Look for the string "lines" in the data below, and copy each line that holds it.
((
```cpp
hipError_t seg_radix_sort(uint64_t* recA, uint64_t* recB, uint64_t n, int key_bits, const SegTile* d_tiles,
                          uint64_t ntiles_ub, void* d_tmp, int* out_buf, hipStream_t st, hipEvent_t* ev_ds) {
    const int passes = (key_bits + 7) / 8;
    *out_buf = passes % 2;
    if (n == 0 || passes == 0) return hipSuccess;
    const uint64_t h = ntiles_ub * kDigits;
    uint32_t* hist = (uint32_t*)d_tmp;
    void* stmp = (void*)(hist + h + 64);
    uint64_t* src = recA;
    uint64_t* dst = recB;
    for (int p = 0; p < passes; ++p) {
        const int shift = 32 + 8 * p;
        hipLaunchKernelGGL(seg_upsweep, dim3((unsigned)ntiles_ub), dim3(kBlock), 0, st, src, d_tiles, shift, hist);
        hipError_t e = exclusive_scan_u32(hist, h, stmp, nullptr, st);
        if (e != hipSuccess) return e;
        if (ev_ds) (void)hipEventRecord(ev_ds[2 * p], st);
        hipLaunchKernelGGL(seg_downsweep, dim3((unsigned)ntiles_ub), dim3(kBlock), 0, st, src, d_tiles, shift, hist,
                           dst);
        e = hipGetLastError();
        if (e != hipSuccess) return e;
        if (ev_ds) (void)hipEventRecord(ev_ds[2 * p + 1], st);
        uint64_t* t = src;
        src = dst;
        dst = t;
    }
    return hipSuccess;
}

}
```

### libmems_amd/csrc/replay.hip

```cpp
#include <algorithm>
#include <cstdio>
#include <cstdlib>
#include <vector>

#include "match_device.h"
#include "seed_device.h"

namespace mums {

namespace {

__device__ __forceinline__ void log_insert(uint64_t* mlog, DevCounters* ctr, uint32_t probe, uint32_t cid) {
    if (mlog) mlog[atomicAdd(&ctr->log_n, 1ull)] = ((uint64_t)probe << 32) | cid;
}

template <int RB>
__device__ __forceinline__ int block_first_true(bool pred, int* red) {
    const int lane = threadIdx.x & 63, wv = threadIdx.x >> 6;
    const uint64_t b = __ballot(pred);
    if (lane == 0) red[wv] = b ? wv * 64 + (__ffsll((long long)b) - 1) : RB;
    __syncthreads();
    int r = red[0];
    #pragma unroll
    for (int w = 1; w < RB / 64; ++w) r = min(r, red[w]);
// ... 44 lines not shown
    uint32_t first = 0, len = t;
    while (len > 0) {
        const uint32_t half = len >> 1, mid = first + half;
        const uint4 X = tb[mid];
        int r = slot_cmp(X, vmask, vs, vl, vcid);
        if (r == 2) r = full(X.x) ? 1 : 0;
        if (r) {
            first = mid + 1;
            len = len - half - 1;
        } else {
            len = half;
        }
    }
    return first;
}

template <int MG>
__device__ __forceinline__ uint32_t block_key(const Mhe<MG>& m, int G, const uint32_t* __restrict__ bkey,
                                              uint32_t cid) {
    if constexpr (MG > 32) {
        return bkey[cid];
    } else {
        uint32_t k = 0;
        #pragma unroll
        for (int g = 0; g < MG; ++g) k |= (g < G && m.s[g] != 0) ? (1u << g) : 0u;
        return __builtin_bitreverse32(k);
    }
}

__global__ __launch_bounds__(kBlock) void chain_bmask_kernel(const int64_t* __restrict__ pool, uint32_t nch, int G,
                                                             uint64_t* __restrict__ out) {
    const uint32_t c = blockIdx.x * kBlock + threadIdx.x;
    if (c >= nch) return;
    const int64_t* e = pool + (uint64_t)c * (uint64_t)(G + 2);
    uint64_t m = 0;
    for (int g = 0; g < G; ++g) m |= e[2 + g] != 0 ? (1ull << g) : 0ull;
    out[c] = __builtin_bitreverse64(m);
}

__global__ __launch_bounds__(kBlock) void dense_step_kernel(const uint64_t* __restrict__ skey, uint32_t n,
                                                            uint32_t* __restrict__ step) {
    const uint32_t i = blockIdx.x * kBlock + threadIdx.x;
    if (i < n) step[i] = (i + 1 < n && skey[i + 1] != skey[i]) ? 1u : 0u;
}

__global__ __launch_bounds__(kBlock) void dense_scatter_kernel(const uint32_t* __restrict__ ord,
                                                               const uint32_t* __restrict__ rank, uint32_t n,
                                                               uint32_t* __restrict__ bkey) {
    const uint32_t i = blockIdx.x * kBlock + threadIdx.x;
    if (i < n) bkey[ord[i]] = rank[i];
}

__global__ __launch_bounds__(kBlock) void chain_keys_kernel(const int64_t* __restrict__ pool, uint32_t nch, int G,
                                                            uint32_t table_size, double inv_t,
                                                            const uint32_t* __restrict__ bkey,
                                                            uint64_t* __restrict__ key_s, uint64_t* __restrict__ key_b) {
    const uint32_t c = blockIdx.x * kBlock + threadIdx.x;
    if (c >= nch) return;
    const int64_t* e = pool + (uint64_t)c * (uint64_t)(G + 2);
    uint32_t m = 0;
    int64_t s0 = 0;
    for (int g = G - 1; g >= 0; --g) {
        const int64_t sg = e[2 + g];
        if (sg != 0) { m |= g < 32 ? 1u << g : 0u; s0 = sg; }
    }
    key_s[c] = (uint64_t)s0;
    key_b[c] = ((uint64_t)bucket_of_fast(e[1], table_size, inv_t) << 32) | (bkey ? bkey[c] : __builtin_bitreverse32(m));
}

__global__ __launch_bounds__(kBlock) void gather_gkey_kernel(const uint64_t* __restrict__ key_b,
                                                             const uint32_t* __restrict__ idx, uint32_t n,
                                                             int low_shift, int kb, uint64_t* __restrict__ dst) {
    const uint32_t i = blockIdx.x * kBlock + threadIdx.x;
    if (i >= n) return;
    const uint64_t b = key_b[idx[i]];
    dst[i] = ((b >> 32) << kb) | (uint64_t)((uint32_t)b >> low_shift);
}

__global__ __launch_bounds__(kBlock) void chain_next_kernel(const uint32_t* __restrict__ ord,
                                                            const uint64_t* __restrict__ key_s,
                                                            const uint64_t* __restrict__ key_b, uint32_t nch,
                                                            uint32_t* __restrict__ next_s,
                                                            uint32_t* __restrict__ rank) {
    const uint32_t i = blockIdx.x * kBlock + threadIdx.x;
    if (i >= nch) return;
    const uint32_t c = ord[i];
    const uint64_t g = key_b[c], sc = key_s[c];
    uint64_t nx = ~0ull;
    bool tie = false;
    if (i + 1 < nch) {
        const uint32_t d = ord[i + 1];
        if (key_b[d] == g) nx = key_s[d];
        tie = nx == sc;
    }
    if (i > 0) {
        const uint32_t d = ord[i - 1];
        if (key_b[d] == g && key_s[d] == sc) { nx = sc; tie = true; }
    }
    next_s[c] = nx > 0xFFFFFFFFull ? 0xFFFFFFFFu : (uint32_t)nx;
    rank[c] = i | (tie ? 0x80000000u : 0u);
}

__global__ __launch_bounds__(kBlock) void chain_sb_kernel(const int64_t* __restrict__ pool, uint32_t nch, int G,
                                                          const uint32_t* __restrict__ rank,
                                                          const uint32_t* __restrict__ next_s,
                                                          uint4* __restrict__ chain_sb) {
    const uint32_t c = blockIdx.x * kBlock + threadIdx.x;
// ... 1206 lines not shown
        if ((want >> i) & 1u) {
            if (o < cap) {
                kept[o] = keys[i];
                kcid[o] = cids[i];
            }
            ++o;
        }
}

template <int MG, typename View>
__global__ __launch_bounds__(kBlock) void kept_summary_kernel(View v, GenomeTable gt, int L,
                                                              const uint64_t* __restrict__ skey, uint32_t Kc,
                                                              const uint32_t* __restrict__ scid,
                                                              const uint32_t* __restrict__ fk,
                                                              const uint4* __restrict__ chain_sb,
                                                              const uint32_t* __restrict__ bkey,
                                                              uint4* __restrict__ summ, uint4* __restrict__ summ_b) {
    const uint32_t i = blockIdx.x * kBlock + threadIdx.x;
    if (i >= Kc) return;
    const uint32_t k = (uint32_t)skey[i];
    Mhe<MG> Q;
    load_probe<MG>(v, k, gt.G, L, Q);
    const uint32_t cid = scid[i];
    const uint4 cs = chain_sb[cid];
    const bool first = fk[cid] == k;
    summ[i] = make_uint4(block_key<MG>(Q, gt.G, bkey, cid), (uint32_t)start_at(Q, first_start(Q)), cid,
                         first ? 0x80000000u : 0x40000000u);
    summ_b[i] = make_uint4(cs.x, cs.y, cs.z, k);
}
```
))
▶ Solution for this exercise:
// ... 44 lines not shown
// ... 1206 lines not shown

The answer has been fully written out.